A growing number of large-scale GWAS meta-analyses of multiple populations have been conducted recently. These have revealed important insights into the biological processes underlying complex diseases, allowing for more in-depth use of genomics-driven drug discovery. However, the vast majority of previous genomics-driven drug discovery projects focused on GWAS of a single European ancestry, with few successful applications to cross-population GWAS meta-analyses. The global heterogeneity of genetic background (eg: different allele frequencies and Linkage Disequilibrium [LD]) among populations makes downstream analyses like gene expression prediction difficult. Furthermore, causal effect sizes vary by population, particularly in functionally important regions. As a result, cross-population GWAS meta-analyses necessitate the use of a specialised drug discovery framework. The framework for cross-population drug discovery that includes three major methodologies. The first step is to identify drug repurposing opportunities by overlapping enrichment of disease risk genes with targets of existing drugs. Second, endo phenotype MR and subsequent quality controls, such as co-localization analyses, establish causal links between proteins and disease processes.

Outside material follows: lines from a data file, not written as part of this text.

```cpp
enum SeqSolve : int { SOLVE_RSR = 0, SOLVE_FUSED, SOLVE_CAPTURED, SOLVE_EAGER };
constexpr bool seq_mode_runs(SeqMode m, SeqSolve sv) { return m == SEQ_COUNTERS ? sv <= SOLVE_FUSED : m != SEQ_RSR_ONE_STREAM || sv == SOLVE_RSR; }
enum SeqGate : int { GATE_NONE = 0, GATE_IN_OMEGA_A, GATE_KERNEL };
constexpr SeqGate seq_gate(SeqMode m, bool as_kernel) { return m != SEQ_COUNTERS ? GATE_NONE : as_kernel ? GATE_KERNEL : GATE_IN_OMEGA_A; }

enum SeqPart : int { PART_SIDE = 0, PART_SOLVE, PART_TAIL, PART_WAIT , PART_RECORD  };
struct SeqLaunch { int kind, e, extra; };
constexpr int EXTRA_HOST_WATCHED = -1, EXTRA_K_LAST = -2;

template <class Emit>
void seq_launches(SeqPart part, SeqSolve sv, int e, int cap, SeqGate gate, Emit &&emit, bool comp = false)
{
    auto correction = [&]() {
        if (comp)
            for (int k : {K_COMP_PART, K_COMP_COEF, K_COMP_ETA, K_COMP_BETA}) emit(SeqLaunch{k, e, 0});
    };
    switch (part) {
        case PART_SIDE:
            if (gate == GATE_KERNEL) emit(SeqLaunch{K_GATE, 0, 0});
            emit(SeqLaunch{K_OMEGA_A, e, gate == GATE_IN_OMEGA_A ? 1 : 0});
            emit(SeqLaunch{K_NOISE, e, 1});
            break;
        case PART_SOLVE:
            if (sv == SOLVE_RSR)
                for (int k : {K_RSR_GRAM, K_RSR_SOLVE, K_RSR_ETA_BETA}) emit(SeqLaunch{k, e, 0});
            if (sv == SOLVE_FUSED) {
                emit(SeqLaunch{K_ITER, e, 0});
                correction();
            }
            if (sv <= SOLVE_FUSED) break;
            emit(SeqLaunch{K_ETA_INIT, e, 0});
            if (sv == SOLVE_EAGER) emit(SeqLaunch{K_MINRES, e, EXTRA_HOST_WATCHED});
            else for (int k = 1; k <= cap + 3; ++k) emit(SeqLaunch{K_MINRES, e, k});
            emit(SeqLaunch{K_BETA_PARTIAL, e, sv == SOLVE_EAGER ? EXTRA_K_LAST : cap + 3});
            correction();
            break;
        case PART_TAIL: emit(SeqLaunch{K_Z_OB, e, 0}); break;
        default: break;
    }
}

enum SeqWhere : int { ON_MAIN = 0, ON_SIDE, BEHIND };
struct SeqParts { int n; SeqPart part[4]; };
constexpr SeqParts seq_parts(SeqMode m, SeqWhere w)
{
    switch (m) {
        case SEQ_COUNTERS: return w == ON_MAIN ? SeqParts{2, {PART_SOLVE, PART_TAIL}} : w == ON_SIDE ? SeqParts{1, {PART_SIDE}} : SeqParts{0, {}};
        case SEQ_RSR_ONE_STREAM: return w == ON_MAIN ? SeqParts{3, {PART_SIDE, PART_SOLVE, PART_TAIL}} : SeqParts{0, {}};
        case SEQ_EVENT_NODES:
            return w == ON_MAIN ? SeqParts{4, {PART_SOLVE, PART_WAIT, PART_TAIL, PART_RECORD}} : w == ON_SIDE ? SeqParts{3, {PART_WAIT, PART_SIDE, PART_RECORD}} : SeqParts{0, {}};
        default: return w == ON_MAIN ? SeqParts{1, {PART_SOLVE}} : w == ON_SIDE ? SeqParts{1, {PART_SIDE}} : SeqParts{1, {PART_TAIL}};
    }
}
constexpr SeqParts seq_eager() { return SeqParts{3, {PART_SIDE, PART_SOLVE, PART_TAIL}}; }

constexpr uint32_t OUT_SITE = 1u, OUT_LL = 2u, OUT_REGION = 4u, OUT_PPC = 8u;
struct Output { uint32_t bit; int level; const char *sw; bool probit; };
constexpr int N_OUTPUTS = 4;
constexpr Output OUTPUTS[N_OUTPUTS] = {{OUT_SITE, 1, "site_stats", false},
                                       {OUT_LL, 2, "ll_stats", false},
                                       {OUT_REGION, 3, "region_stats", true},
                                       {OUT_PPC, 4, "ppc_stats", false}};
constexpr const Output &output_of(uint32_t bit) { return OUTPUTS[bit == OUT_SITE ? 0 : bit == OUT_LL ? 1 : bit == OUT_REGION ? 2 : 3]; }
static_assert(output_of(OUT_SITE).bit == OUT_SITE && output_of(OUT_LL).bit == OUT_LL && output_of(OUT_REGION).bit == OUT_REGION && output_of(OUT_PPC).bit == OUT_PPC, "output_of");
constexpr int output_level(uint32_t on)
{
    int level = 0;
    for (int k = 0; k < N_OUTPUTS; ++k)
        if ((on & OUTPUTS[k].bit) && OUTPUTS[k].level > level) level = OUTPUTS[k].level;
    return level;
}

}
```

### occuspytial_amd/csrc/occ_plan_capi.cpp

```cpp
#include <cstdio>
#include <cstring>

#include "occ_accum.hpp"
#include "occ_draws.hpp"
#include "occ_layout.hpp"

using namespace occ;

extern "C" {

struct OccPlanOut {
    int32_t form, main_cus, tpb, nb_n, nb_r, beta_split, share_on, surplus_last, iter_window, generic, nbg;
    int32_t tiles_T, tiles_G, xl_wide, xl_nbg, xl_per_cu, main_hot_cus, nmain, partition, flag_sync;
    int32_t per_xcd[XL_SLOTS], tile_first[3][XL_SLOTS + 1], tile_most[3];
    int32_t n_ladder, ladder_form[4], ladder_nbg[4];
};

int occ_plan_eval(const int32_t shape[8], int32_t ncu, const PlanOptions *opt, int32_t granted, OccPlanOut *out, char *err, int32_t errlen)
{
    PlanShape sh;
    sh.n = shape[0]; sh.rows = shape[1]; sh.chains = shape[2]; sh.p = shape[3]; sh.q = shape[4];
    sh.rsr_dim = shape[5]; sh.wmax = shape[6]; sh.dia = shape[7] != 0;
    Plan P;
    std::string why;
    if (!plan_wanted(sh, ncu, *opt, &P, &why)) {
        std::snprintf(err, (size_t)errlen, "%s", why.c_str());
        return -1;
    }
    plan_granted(P, granted != 0);
    plan_settle(P, P.ladder.front().form);
    *out = OccPlanOut{};
    out->form = P.form; out->main_cus = P.main_cus; out->tpb = P.tpb; out->nb_n = P.nb_n; out->nb_r = P.nb_r;
    out->beta_split = P.beta_split; out->share_on = P.share_on; out->surplus_last = P.surplus_last;
    out->iter_window = P.iter_window; out->generic = P.generic; out->nbg = P.nbg;
    out->tiles_T = P.tiles_T; out->tiles_G = P.tiles_G; out->xl_wide = P.xl_wide; out->xl_nbg = P.xl_nbg;
    out->xl_per_cu = P.xl_per_cu; out->main_hot_cus = P.main_hot_cus; out->nmain = P.nmain; out->partition = P.partition;
    out->flag_sync = P.flag_sync;
    for (int x = 0; x < XL_SLOTS; ++x) out->per_xcd[x] = P.per_xcd[x];
    for (int k = 0; k < 3; ++k) {
        for (int x = 0; x <= XL_SLOTS; ++x) out->tile_first[k][x] = P.tile_first[k][x];
        out->tile_most[k] = P.tile_most[k];
    }
    out->n_ladder = (int32_t)P.ladder.size();
    for (size_t i = 0; i < P.ladder.size() && i < 4; ++i) { out->ladder_form[i] = P.ladder[i].form; out->ladder_nbg[i] = P.ladder[i].nbg; }
    return 0;
}

int32_t occ_order_mode(int32_t flag_sync, int32_t rsr, int32_t event_nodes, int32_t side_enabled, int32_t solve)
{
    const SeqMode m = seq_mode(flag_sync != 0, rsr != 0, event_nodes != 0, side_enabled != 0);
    return seq_mode_runs(m, (SeqSolve)solve) ? (int32_t)m : -1;
}
int32_t occ_order_sequences_per_enqueue(int32_t mode) { return sequences_per_enqueue((SeqMode)mode); }

int32_t occ_order_launches_comp(int32_t mode, int32_t where, int32_t solve, int32_t p, int32_t cap, int32_t gate_kernel, int32_t comp, int32_t *out, int32_t max);
int32_t occ_order_launches(int32_t mode, int32_t where, int32_t solve, int32_t p, int32_t cap, int32_t gate_kernel, int32_t *out, int32_t max)
{
    return occ_order_launches_comp(mode, where, solve, p, cap, gate_kernel, 0, out, max);
}
int32_t occ_order_launches_comp(int32_t mode, int32_t where, int32_t solve, int32_t p, int32_t cap, int32_t gate_kernel, int32_t comp, int32_t *out, int32_t max)
{
    const SeqMode m = (SeqMode)mode;
    const SeqParts parts = where == 3 ? seq_eager() : seq_parts(m, (SeqWhere)where);
    int32_t n = 0;
    for (int t = 0; t < (where == 3 ? 1 : sequences_per_enqueue(m)); ++t)
        for (int i = 0; i < parts.n; ++i) {
            auto emit = [&](const SeqLaunch &l) {
                if (n < max) { out[3 * n] = l.kind; out[3 * n + 1] = l.e; out[3 * n + 2] = l.extra; }
                ++n;
            };
            if (parts.part[i] == PART_WAIT || parts.part[i] == PART_RECORD) emit(SeqLaunch{parts.part[i] == PART_WAIT ? -1 : -2, seq_parity(p, t), 0});
            else seq_launches(parts.part[i], (SeqSolve)solve, seq_parity(p, t), cap, where == 3 ? GATE_NONE : seq_gate(m, gate_kernel != 0), emit, comp != 0);
        }
    return n <= max ? n : -1;
}

int32_t occ_output_count(void) { return N_OUTPUTS; }
uint32_t occ_output_row(int32_t k, int32_t *level, const char **sw, int32_t *probit)
{
    *level = OUTPUTS[k].level; *sw = OUTPUTS[k].sw; *probit = OUTPUTS[k].probit;
    return OUTPUTS[k].bit;
}
int32_t occ_output_level(uint32_t on) { return output_level(on); }
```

Finally, negative correlations between genetically regulated disease case-control gene expression and compound-regulated gene expression profiles can be used to identify compounds that may correct disease-related gene expression changes.

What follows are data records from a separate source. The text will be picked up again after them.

+__device__ __forceinline__ int32_t pl_lookup(const int32_t* __restrict__ vox_label, uint32_t v) { return v == 0xffffffffu ? -1 : vox_label[v]; }
+__global__ __launch_bounds__(256) void k_point_labels_in(const uint32_t* __restrict__ pt_vox_in, const int32_t* __restrict__ vox_label, int64_t N,
+                                                         int32_t* __restrict__ label) {
+  const int64_t i0 = ((int64_t)blockIdx.x * blockDim.x + threadIdx.x) * 4;
+  if (i0 + 4 <= N) {
+    const pl_u4 v = __builtin_nontemporal_load((const pl_u4*)(pt_vox_in + i0));
+    const pl_i4 o = {pl_lookup(vox_label, v.x), pl_lookup(vox_label, v.y), pl_lookup(vox_label, v.z), pl_lookup(vox_label, v.w)};
+    __builtin_nontemporal_store(o, (pl_i4*)(label + i0));
+  } else {
+    for (int64_t i = i0; i < N; ++i) label[i] = pl_lookup(vox_label, pt_vox_in[i]);
+  }
+}
+
+vgs_status vgs_point_voxel_in_reset(vgs_ctx* c) {
+  if (c->pvi_state == PVI_QUEUED) VGS_HIP_TRY(c, hipEventSynchronize(c->ev_pvi));
+  c->pvi_state = PVI_ABSENT;
+  c->pvi_keys = false; c->bricks_current = false;
+  return VGS_OK;
+}
+
+static vgs_status pvi_launch(vgs_ctx* c, hipStream_t s, unsigned int grid) {
+  VGS_HIP_TRY(c, c->pt_vox_in.ensure((size_t)c->N));
+  if (c->pvi_keys && c->bricks_current && !c->K.pvi_scatter) {
+    const uint64_t mask = (c->code_bits >= 64) ? ~0ull : ((1ull << c->code_bits) - 1ull);
+    if (c->pvi_key_bytes == 4)
+      hipLaunchKernelGGL((k_point_voxel_keys<uint32_t>), dim3(grid), dim3(256), 0, s, (const uint32_t*)c->code_a.p, c->pvi_key_shift, mask,
+                         (const Brick*)c->hkey.p, c->hbits, c->N, c->pt_vox_in.p);
+    else
+      hipLaunchKernelGGL((k_point_voxel_keys<uint64_t>), dim3(grid), dim3(256), 0, s, (const uint64_t*)c->code_a.p, c->pvi_key_shift, mask,
+                         (const Brick*)c->hkey.p, c->hbits, c->N, c->pt_vox_in.p);
+  } else {
+    hipLaunchKernelGGL(k_point_voxel_in, dim3(grid), dim3(256), 0, s, c->perm_b.p, c->pt_vox.p, c->N, c->pt_vox_in.p);
+  }
+  return VGS_OK;
+}
+
+vgs_status vgs_point_voxel_in_queue(vgs_ctx* c, hipStream_t s) {
+  if (c->pvi_state != PVI_ABSENT || c->N <= 0 || c->Nf <= 0 || c->K.pvi_grid <= 0) return VGS_OK;
+  { vgs_status sl = pvi_launch(c, s, (unsigned int)std::min<int64_t>(c->K.pvi_grid, (c->N + 1023) / 1024)); if (sl != VGS_OK) return sl; }
+  VGS_HIP_TRY(c, hipEventRecord(c->ev_pvi, s));
+  c->pvi_state = PVI_QUEUED;
+  return VGS_OK;
+}
+
+vgs_status vgs_point_voxel_in_ready(vgs_ctx* c, bool make_absent, bool* ready) {
+  if (ready) *ready = false;
+  if (c->N <= 0 || c->Nf <= 0) return VGS_OK;
+  if (c->pvi_state == PVI_QUEUED) VGS_HIP_TRY(c, hipStreamWaitEvent(c->stream, c->ev_pvi, 0));
+  else if (c->pvi_state == PVI_ABSENT) {
+    if (!make_absent) return VGS_OK;
+    vgs_status sl = pvi_launch(c, c->stream, (unsigned int)((c->N + 1023) / 1024));
+    if (sl != VGS_OK) return sl;
+  }
+  c->pvi_state = PVI_READY;
+  if (ready) *ready = true;
+  return VGS_OK;
+}
+
+vgs_status vgs_write_point_labels(vgs_ctx* c, bool make_absent, int32_t* label) {
+  if (c->N <= 0) return VGS_OK;
+  bool ready = false;
+  { vgs_status sr = vgs_point_voxel_in_ready(c, make_absent, &ready); if (sr != VGS_OK) return sr; }
+  if (ready)
+    hipLaunchKernelGGL(k_point_labels_in, dim3((unsigned)((c->N + 1023) / 1024)), dim3(256), 0, c->stream, c->pt_vox_in.p, c->vox_label.p, c->N, label);
+  else
+    hipLaunchKernelGGL(k_point_labels, dim3((unsigned)((c->N + 255) / 256)), dim3(256), 0, c->stream, c->perm_b.p, c->pt_vox.p, c->vox_label.p, c->N, label);
+  return VGS_OK;
+}
+
 vgs_status vgs_ensure_point_labels(vgs_ctx* c) {
   if (!c->pt_labels_pending) return VGS_OK;
   c->pt_labels_pending = false;
   VGS_HIP_TRY(c, hipSetDevice(c->device));
   if (c->d2h_open && c->d2h_src == c->pt_label.p) { VGS_HIP_TRY(c, hipEventSynchronize(c->ev_d2h)); c->d2h_open = false; }
-  const int TB = 256;
-  hipLaunchKernelGGL(k_point_labels, dim3((unsigned)((c->N + TB - 1) / TB)), dim3(TB), 0, c->stream, c->perm_b.p, c->pt_vox.p, c->vox_label.p,
-                     c->N, c->pt_label.p);
+  { vgs_status sw = vgs_write_point_labels(c, false, c->pt_label.p); if (sw != VGS_OK) return sw; }
   VGS_HIP_TRY(c, hipEventRecord(c->ev[15], c->stream));
   c->labels_event_valid = true;
   VGS_HIP_TRY(c, hipStreamSynchronize(c->stream));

The mentioned framework was applied to the 13 common and relatively rare disease GWAS included in GBMI: asthma, Primary Open- Angle Glaucoma (POAG), gout, Chronic Obstructive Pulmonary Disease (COPD), Venous ThromboEmbolism (VTE), Thyroid Cancer (ThC), Abdominal Aortic Aneurysm (AAA), Heart Failure (HF), Idiopathic Pulmonary Fibrosis (IPF), stroke, uterine cancer. Individual methodologies were validated by examining the overlap enrichment of prioritised results in disease-relevant medication categories. The integration of candidate drugs and compounds across methodologies resulted in a comprehensive catalogue of 266 drug/compound-disease pairs for repositioning. Using a cross-population GWAS meta- analysis, the utility of genomics-driven drug discovery identified key factors for successful drug discovery. Meta-analyses of multi-ethnic GWAS included populations with diverse genetic backgrounds and architectures. Matching genetic ancestry is critical for functional interpretation of GWAS results using omics data, including drug discovery. The differences in ancestry-matching strategies among components were determined by the availability of the corresponding omics resource requested for each analysis at the time. More public resources with diverse ancestry should be expected to accumulate.

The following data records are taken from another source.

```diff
@@ -175,6 +172,7 @@
   lp.clist = h->rpool.d_clist;
   lp.items = h->rpool.d_items;
   lp.ctl = h->rpool.d_ctl;
+  lp.ovf_cnt = rp.ovf_cnt;
   lp.cmatch = h->rpool.d_cmatch;
   lp.descs = job.sdescs;
   lp.xl = xl;
```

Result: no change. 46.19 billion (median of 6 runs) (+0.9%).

For genomics-driven drug discovery, a large number of GWAS loci were required, particularly for the overlap enrichment analysis and negative correlation tests. Global biobank collaborations, such as GBMI, have the potential to increase the power of genetic association studies in detecting novel GWAS signals by incorporating diverse populations with large sample sizes, as well as to facilitate genomics- driven drug discovery. Notably, our framework successfully nominated drug candidates and target genes, particularly for VTE, which had the fifth-most GWAS loci among the 13 diseases. Other than the number of GWAS loci, there may be other factors that are important for the success of VTE drug discovery. Among traits with a large number of loci, VTE had the lowest polygenicity, which could help in identifying disease- relevant genes. The VTE GWAS genes were mostly concentrated in the coagulation cascade. Drugs targeting coagulation factors have been actively developed, and these drugs may be promising candidates for repositioning to coagulation disorders other than the disease for which they were originally developed.